*** The Divine Comedy
A SECRET HISTORY: THE BEST OF THE DIVINE COMEDY
(Setanta/Red Ink)
The Divine Comedy is the stage upon which Neil Hannon
has molded himself into the kind of pop star that one would have been more apt
to run into in the early '60s than the late '90s. His oeuvre celebrates that
odd moment in pop history when music-hall crooning attempted to coexist
peacefully with rock and roll -- so predictably, his compositions are thick
with pounding piano, brassy horns, and symphonic strings that provide an
opulent setting for his theatrical tenor, spilling a libretto that switches
from sugary sweet one minute to viciously wry the next.
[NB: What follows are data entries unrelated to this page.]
struct BuRunDesc {
    const uint4* in;
    void* out;
    uint64_t base;
    uint32_t n;
    uint32_t vshift;
};
struct BuRunTable {
    BuRunDesc run[BU_MULTI_RUNS];
    uint32_t first_tile[BU_MULTI_RUNS + 32];
};
static_assert(sizeof(BuRunDesc) == 32 && sizeof(BuRunTable) <= 3968, "the run table must fit the 4 KiB of kernel arguments beside the other parameters");
struct BuTileDesc {
    const uint4* in;
    void* out;
    uint32_t first;
    uint32_t n;
    uint64_t base;
    uint32_t width;
};
enum { BU_LAYOUT_STRIP = 0, BU_LAYOUT_RECT = 1, BU_LAYOUT_MULTI = 2,
       BU_LAYOUT_MULTI_WHOLE = 3 };
constexpr unsigned BU_TICKET_STRIDE = 32, BU_TICKET_DONE = 8 * BU_TICKET_STRIDE, BU_TICKET_WORDS = 9 * BU_TICKET_STRIDE;
template <int TARGET, int WGS, int BPT, bool PREFETCH, int LAYOUT>
__device__ __forceinline__ void bu_uastc_sorted_body(const uint4* __restrict__ in, void* __restrict__ out, unsigned n_blocks,
                                                     unsigned bpr, unsigned long long base, unsigned long long* status,
                                                     const BuTablesAll* __restrict__ tables, unsigned cus, unsigned tile_rt,
                                                     const BuRunTable* __restrict__ runs, unsigned* __restrict__ ticket = nullptr)
{
    if (cus != 0) {
        constexpr bool ROT = TARGET == BU_TGT_BC7 || TARGET == BU_TGT_ASTC;
        if (blockIdx.x >= 3 * cus) __builtin_amdgcn_s_setprio(ROT ? 1 : 3);
        else if (blockIdx.x >= 2 * cus) __builtin_amdgcn_s_setprio(2);
        else if (blockIdx.x >= cus) __builtin_amdgcn_s_setprio(ROT ? 3 : 1);
    }
    constexpr int BU_WG = WGS, BU_BPT = BPT, BU_TILE = WGS * BPT;
    __shared__ uint4 t_store[bu_lds_table_bytes(TARGET) / 16];
    BuTables& T = *reinterpret_cast<BuTables*>(t_store + bu_lds_front(TARGET) / 16);
    constexpr bool RECT = LAYOUT == BU_LAYOUT_RECT, MULTI = LAYOUT == BU_LAYOUT_MULTI || LAYOUT == BU_LAYOUT_MULTI_WHOLE;
    constexpr bool WHOLE = RECT || LAYOUT == BU_LAYOUT_MULTI_WHOLE;
    constexpr bool BU_ALIAS = TARGET == BU_TGT_RGBA;
    static_assert(!BU_ALIAS || bu_lds_table_bytes(TARGET) + 4 * BU_TILE * 16 + BU_TILE + 1536 <= 80 * 1024,
                  "the RGBA32 workgroup no longer fits twice per CU: shrink BuTables or stage it per target in LDS too");
    __shared__ uint4 sblk_store[BU_ALIAS ? 1 : BU_TILE];
    __shared__ uint4 sout[BU_ALIAS ? 4 * BU_TILE : 1];
    uint4* const sblk = BU_ALIAS ? sout : sblk_store;
    constexpr bool INBLOCK = TARGET == BU_TGT_BC7 || TARGET == BU_TGT_ASTC;
    __shared__ uint8_t sst[INBLOCK ? 16 : BU_TILE];
    __shared__ uint32_t cnt[2][32], next_chunk[2];
    const unsigned tid = threadIdx.x, lane = tid & 63u;
    constexpr bool DYN_TILE = bu_dyn_tile(TARGET, BU_TILE) && LAYOUT != BU_LAYOUT_RECT;
    const unsigned tile_blocks = DYN_TILE ? tile_rt : (unsigned)BU_TILE;
    const unsigned n_tiles = (n_blocks + tile_blocks - 1) / tile_blocks;
    auto in_tile = [&](unsigned l) { return !DYN_TILE || l < tile_blocks; };
    static_assert(!RECT || BU_TILE % BU_RECT_W == 0, "rectangular tiles are BU_RECT_W blocks wide and of fixed size");
    const unsigned tpr = RECT ? bpr / BU_RECT_W : 1u;
    auto tile_xy = [&](unsigned t, unsigned& ty, unsigned& tx) {
        ty = (unsigned)(((unsigned long long)t * tile_rt) >> 32);
        tx = t - ty * tpr;
    };
    auto gidx = [&](unsigned t, unsigned l) {
        if constexpr (RECT) {
            unsigned ty, tx;
            tile_xy(t, ty, tx);
            return ((unsigned)(BU_TILE / BU_RECT_W) * ty + l / BU_RECT_W) * bpr + BU_RECT_W * tx + (l % BU_RECT_W);
        } else {
            return t * tile_blocks + l;
        }
    };
    auto has_block = [&](uint32_t k) { return WHOLE || k < 20u; };
    unsigned tile = blockIdx.x;
    __shared__ uint32_t s_next_tile[2];
    uint32_t my_draw = 0;
    unsigned* const my_counter = ticket ? ticket + (blockIdx.x & 7u) * BU_TICKET_STRIDE : nullptr;
    auto tile_of_draw = [&](uint32_t d) { return gridDim.x + 8u * d + (blockIdx.x & 7u); };
    if (ticket && tid == 0) my_draw = atomicAdd(my_counter, 1u);
    BuTileDesc td = {in, out, 0u, 0u, base, 0u}, tl = td;
    constexpr bool RUNS_IN_LDS = MULTI && PREFETCH;
    __shared__ uint4 s_runs[RUNS_IN_LDS ? sizeof(BuRunTable) / 16 : 1];
    const BuRunTable* R = runs;
    if constexpr (RUNS_IN_LDS) {
        static_assert(sizeof(BuRunTable) % 16 == 0, "copied in 16-byte pieces");
        for (unsigned i = tid; i < sizeof(BuRunTable) / 16; i += WGS) s_runs[i] = reinterpret_cast<const uint4*>(runs)[i];
    }
    auto uni32 = [](uint32_t x) { return (uint32_t)__builtin_amdgcn_readfirstlane((int)x); };
    auto uni64 = [&](uint64_t x) { return (uint64_t)uni32((uint32_t)x) | ((uint64_t)uni32((uint32_t)(x >> 32)) << 32); };
    auto desc_of = [&](unsigned t, BuTileDesc& d) {
        if constexpr (MULTI) {
            if (t < n_tiles) {
                uint32_t r = 0;
#pragma unroll
                for (unsigned c = 0; c < BU_MULTI_RUNS + 32; c += 64) {
                    const uint32_t cnt = (uint32_t)__popcll(__ballot(R->first_tile[c + lane] <= t));
                    if (cnt) r = c + cnt - 1u;
                }
                r = (uint32_t)__builtin_amdgcn_readfirstlane((int)r);
                const BuRunDesc rv = R->run[r];
                const BuRunDesc rd = {reinterpret_cast<const uint4*>(uni64(reinterpret_cast<uint64_t>(rv.in))), reinterpret_cast<void*>(uni64(reinterpret_cast<uint64_t>(rv.out))),
                                      uni64(rv.base), uni32(rv.n), uni32(rv.vshift)};
                const uint32_t lt = t - uni32(R->first_tile[r]);
                if (rd.vshift != BU_RUN_STRIPS) {
                    const uint32_t ty = lt >> rd.vshift, tx = lt & ((1u << rd.vshift) - 1u), width = (uint32_t)BU_RECT_W << rd.vshift;
                    d = BuTileDesc{rd.in, rd.out, (uint32_t)(BU_TILE / BU_RECT_W) * ty * width + (uint32_t)BU_RECT_W * tx, (uint32_t)BU_TILE, rd.base, width};
                } else {
                    const uint32_t first = lt * (uint32_t)BU_TILE, left = rd.n - first;
                    d = BuTileDesc{rd.in, rd.out, first, left < (uint32_t)BU_TILE ? left : (uint32_t)BU_TILE, rd.base, 0u};
                }
            }
        }
    };
    desc_of(tile, td);
    tl = td;
    auto run_idx = [&](const BuTileDesc& d, unsigned l) { return d.first + ((WHOLE || d.width) ? (l / BU_RECT_W) * d.width + (l % BU_RECT_W) : l); };
    auto blk_src = [&](unsigned t, unsigned l) { return MULTI ? tl.in + run_idx(tl, l) : in + gidx(t, l); };
    auto blk_valid = [&](unsigned t, unsigned l) {
        if constexpr (MULTI) return t < n_tiles && (WHOLE || l < tl.n);
        else return RECT ? t < n_tiles : (t < n_tiles && gidx(t, l) < n_blocks && in_tile(l));
    };
    constexpr BuTableRange TR = bu_table_range(TARGET);
    constexpr bool SPLIT = bu_lds_table_bytes(TARGET) > 16384;
    constexpr int TF = (int)bu_lds_front(TARGET) / 16, TV1 = (int)(TR.hi - TR.lo) / 16, TV2 = TR.lo2 < TR.hi2 ? (int)(TR.hi2 - TR.lo2) / 16 : 0;
    constexpr int TVT = TF + TV1 + TV2, TVN = (TVT + WGS - 1) / WGS;
    const uint4* const tsrc = reinterpret_cast<const uint4*>(TARGET == BU_TGT_BC7 ? reinterpret_cast<const void*>(tables) : reinterpret_cast<const void*>(&tables->t));
    auto tdst = [&](int i) { return i < TF ? i : (i < TF + TV1 ? (int)(TR.lo / 16) + i : TF + (int)(TR.lo2 / 16) + (i - TF - TV1)); };
    uint4 tv[TVN];
    if constexpr (!SPLIT) {
#pragma unroll
        for (int k = 0; k < TVN; k++) {
            const int i = k * WGS + (int)tid;
            tv[k] = i < TVT ? tsrc[tdst(i)] : make_uint4(0, 0, 0, 0);
        }
    }
    uint4 v[BU_BPT];
#pragma unroll
    for (int j = 0; j < BU_BPT; j++)
        v[j] = (RECT || blk_valid(tile, j * BU_WG + tid)) ? bu_ld_stream(blk_src(tile, j * BU_WG + tid)) : make_uint4(0, 0, 0, 0);
    if constexpr (!SPLIT) {
#pragma unroll
        for (int k = 0; k < TVN; k++) {
            const int i = k * WGS + (int)tid;
            if (i < TVT) t_store[tdst(i)] = tv[k];
        }
    } else {
#pragma unroll
        for (int k = 0; k < TVN; k++) {
            const int i = k * WGS + (int)tid;
            tv[k] = i < TVT ? tsrc[tdst(i)] : make_uint4(0, 0, 0, 0);
        }
        static_assert(offsetof(BuTables, key_lut) % 4 == 0 && sizeof(T.key_lut[0]) == 128, "the target's key_lut is staged as 32 dwords");
        if (tid < 32) reinterpret_cast<uint32_t*>(T.key_lut[bu_cost_row(TARGET)])[tid] = reinterpret_cast<const uint32_t*>(tables->t.key_lut[bu_cost_row(TARGET)])[tid];
    }
    bool tables_staged = !SPLIT;
    if (tid < 64) (&cnt[0][0])[tid] = 0;
    if (tid < 2) next_chunk[tid] = 0;
    __syncthreads();
    if constexpr (RUNS_IN_LDS) R = reinterpret_cast<const BuRunTable*>(s_runs);
    unsigned par = 0;
    unsigned next_of_loop = 0;
    for (; tile < n_tiles; tile = next_of_loop, par ^= 1u) {
        const unsigned tbase = tile * tile_blocks;
        uint32_t key[BU_BPT], pos[BU_BPT];
        bool uniform = true;
#pragma unroll
        for (int j = 0; j < BU_BPT; j++) {
            const bool valid = WHOLE || (MULTI ? (unsigned)(j * BU_WG) + tid < td.n : (tbase + j * BU_WG + tid < n_blocks && in_tile(j * BU_WG + tid)));
            key[j] = valid ? T.key_lut[bu_cost_row(TARGET)][v[j].x & 127u] : 31u;
            uniform = uniform && (__ballot(key[j] == (uint32_t)__builtin_amdgcn_readfirstlane(key[j])) == ~0ull) && has_block(key[j]);
        }
        if (uniform) {
            uint32_t lead[BU_BPT];
#pragma unroll
            for (int j = 0; j < BU_BPT; j++) lead[j] = lane == 0 ? atomicAdd(&cnt[par][key[j]], 64u) : 0u;
#pragma unroll
            for (int j = 0; j < BU_BPT; j++) pos[j] = (uint32_t)__builtin_amdgcn_readfirstlane(lead[j]) + lane;
        } else {
#pragma unroll
            for (int j = 0; j < BU_BPT; j++) pos[j] = atomicAdd(&cnt[par][key[j]], 1u);
        }
        if (ticket && tid == 0) s_next_tile[par] = tile_of_draw(my_draw);
        if (!tables_staged) {
#pragma unroll
            for (int k = 0; k < TVN; k++) {
                const int i = k * WGS + (int)tid;
                if (i < TVT) t_store[tdst(i)] = tv[k];
            }
            tables_staged = true;
        }
        __syncthreads();
        const uint32_t run_c = lane < 20u ? cnt[par][lane] : 0u;
        const uint32_t run_pk = run_c | (((run_c + 63u) >> 6) << 16);
        const uint32_t run_incl = bu_scan32(run_pk), run_excl = run_incl - run_pk;
        const uint32_t nc = (uint32_t)__builtin_amdgcn_readlane((int)run_incl, 31) >> 16;
        if (tid < 32) cnt[par ^ 1u][tid] = 0;
        if (tid == 0) next_chunk[par ^ 1u] = 0;
        uint32_t dest[BU_BPT];
#pragma unroll
        for (int j = 0; j < BU_BPT; j++) {
            const uint32_t st = (uint32_t)__builtin_amdgcn_ds_bpermute((int)(key[j] << 2), (int)run_excl) & 0xFFFFu;
            dest[j] = has_block(key[j]) ? st + pos[j] : 0u;
            if (has_block(key[j])) sblk[dest[j]] = v[j];
        }
        const unsigned ntile = ticket ? (unsigned)__builtin_amdgcn_readfirstlane((int)s_next_tile[par]) : tile + gridDim.x;
        next_of_loop = ntile;
        uint4 vn[BU_BPT];
        if constexpr (PREFETCH) {
            desc_of(ntile, tl);
#pragma unroll
            for (int j = 0; j < BU_BPT; j++) {
                vn[j] = blk_valid(ntile, j * BU_WG + tid) ? bu_ld_stream(blk_src(ntile, j * BU_WG + tid)) : make_uint4(0, 0, 0, 0);
            }
        }
        if (ticket && tid == 0 && ntile < n_tiles) my_draw = atomicAdd(my_counter, 1u);
        __syncthreads();
        uint32_t c_next = 0;
        if (lane == 0) c_next = atomicAdd(&next_chunk[par], 1u);
        for (;;) {
            const uint32_t c = __builtin_amdgcn_readfirstlane(c_next);
            if (c >= nc) break;
            if (lane == 0) c_next = atomicAdd(&next_chunk[par], 1u);
            const uint32_t r = (uint32_t)__builtin_ctzll(__ballot((run_incl >> 16) > c));
            const uint32_t r_pk = (uint32_t)__builtin_amdgcn_readlane((int)run_pk, (int)r), r_ex = (uint32_t)__builtin_amdgcn_readlane((int)run_excl, (int)r);
            const uint32_t k64 = (c - (r_ex >> 16)) << 6;
            const uint32_t s0 = (r_ex & 0xFFFFu) + k64, left = (r_pk & 0xFFFFu) - k64, count = left < 64u ? left : 64u;
            const bool active = lane < count;
            const uint32_t slot = s0 + (active ? lane : 0u);
            const uint4 bv = sblk[slot];
            BuBlk b;
            b.w[0] = bv.x;
            b.w[1] = bv.y;
            b.w[2] = bv.z;
            b.w[3] = bv.w;
            constexpr int NO = TARGET == BU_TGT_RGBA ? 16 : 4;
            uint32_t o[NO];
#pragma unroll
            for (int i = 0; i < NO; i++) o[i] = 0;
            int st = BU_ST_BAD_MODE;
            if (active) {
                switch (r) {
#define BU_CASE(k) \
    case k: st = bu_block_mode<TARGET, BU_COST_ORDER[bu_cost_row(TARGET)][k]>(T, b, o); break;
                    BU_CASE(0) BU_CASE(1) BU_CASE(2) BU_CASE(3) BU_CASE(4) BU_CASE(5) BU_CASE(6) BU_CASE(7) BU_CASE(8) BU_CASE(9)
                    BU_CASE(10) BU_CASE(11) BU_CASE(12) BU_CASE(13) BU_CASE(14) BU_CASE(15) BU_CASE(16) BU_CASE(17) BU_CASE(18)
#undef BU_CASE
                default: break;
                }
                if constexpr (TARGET == BU_TGT_RGBA) {
#pragma unroll
                    for (int r2 = 0; r2 < 4; r2++) sout[r2 * BU_TILE + slot] = make_uint4(o[4 * r2], o[4 * r2 + 1], o[4 * r2 + 2], o[4 * r2 + 3]);
                    sst[slot] = (uint8_t)st;
                } else if constexpr (INBLOCK) {
                    sblk[slot] = make_uint4(o[0], o[1], o[2], o[3] | (uint32_t)st);
                } else {
                    sblk[slot] = make_uint4(o[0], o[1], o[2], o[3]);
                    sst[slot] = (uint8_t)st;
                }
            }
        }
        __syncthreads();
#pragma unroll
        for (int j = 0; j < BU_BPT; j++) {
            if (has_block(key[j])) {
                const unsigned idx = MULTI ? run_idx(td, j * BU_WG + tid) : gidx(tile, j * BU_WG + tid);
                void* const out = td.out;
                const unsigned long long base = td.base;
                if constexpr (INBLOCK) {
                    uint4 r = sblk[dest[j]];
                    if ((r.x & 0xFFu) == 0u) {
                        bu_report(status, base + idx, (int)r.w);
                        r.w = 0;
                    }
                    bu_st_stream(reinterpret_cast<uint4*>(out) + idx, r);
                    continue;
                }
                const uint32_t st = sst[dest[j]];
                if (st) bu_report(status, base + idx, (int)st);
                if constexpr (TARGET == BU_TGT_RGBA) {
                    unsigned by, bx;
                    if constexpr (RECT) {
                        const unsigned l = j * BU_WG + tid;
                        unsigned ty, tx;
                        tile_xy(tile, ty, tx);
                        by = (unsigned)(BU_TILE / BU_RECT_W) * ty + l / BU_RECT_W;
                        bx = BU_RECT_W * tx + (l % BU_RECT_W);
                    } else {
                        by = idx / bpr;
                        bx = idx - by * bpr;
                    }
                    uint4* img = reinterpret_cast<uint4*>(out);
#pragma unroll
                    for (int r = 0; r < 4; r++) bu_st_stream(img + (size_t)((4 * by + r) * bpr + bx), sout[r * BU_TILE + dest[j]]);
                } else {
                    const uint4 r = sblk[dest[j]];
                    if constexpr (bu_out_words(TARGET) == 2) bu_st_stream(reinterpret_cast<uint2*>(out) + idx, make_uint2(r.x, r.y));
                    else bu_st_stream(reinterpret_cast<uint4*>(out) + idx, r);
                }
            }
        }
        if constexpr (PREFETCH) {
#pragma unroll
            for (int j = 0; j < BU_BPT; j++) v[j] = vn[j];
            td = tl;
        } else {
            desc_of(ntile, tl);
            td = tl;
#pragma unroll
            for (int j = 0; j < BU_BPT; j++) v[j] = blk_valid(ntile, j * BU_WG + tid) ? bu_ld_stream(blk_src(ntile, j * BU_WG + tid)) : make_uint4(0, 0, 0, 0);
        }
    }
    if (ticket && tid == 0) {
        if (atomicAdd(ticket + BU_TICKET_DONE, 1u) == gridDim.x - 1u) {
            for (unsigned k = 0; k < 8; k++) atomicExch(ticket + k * BU_TICKET_STRIDE, 0u);
            atomicExch(ticket + BU_TICKET_DONE, 0u);
        }
    }
}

A Secret History
brings together the rash of hit singles the Irish Hannon's had as the Divine
Comedy in the UK over the past decade -- from the breezy absurdity of tracks
like "The Pop Singer's Fear of the Pollen Count" to the searing social
commentary of "Generation Sex" complete with contrived talk-show sound bites
and lines like "Generation Sex/elects/the types/of guys/you wouldn't leave your
kids with/then shouts `off with their heads' if they get laid." That none of
these tracks have made so much as a dent in the US market is hardly a surprise.
Though there're gobs of Bacharach in the orchestrated pop of "Becoming More
like Alfie," Hannon's Noël Cowardly fop-rock aesthetic is the kind of
stuff we Yanks left behind when we separated from the Mother Country -- as much
of a foolish idea as that may have been.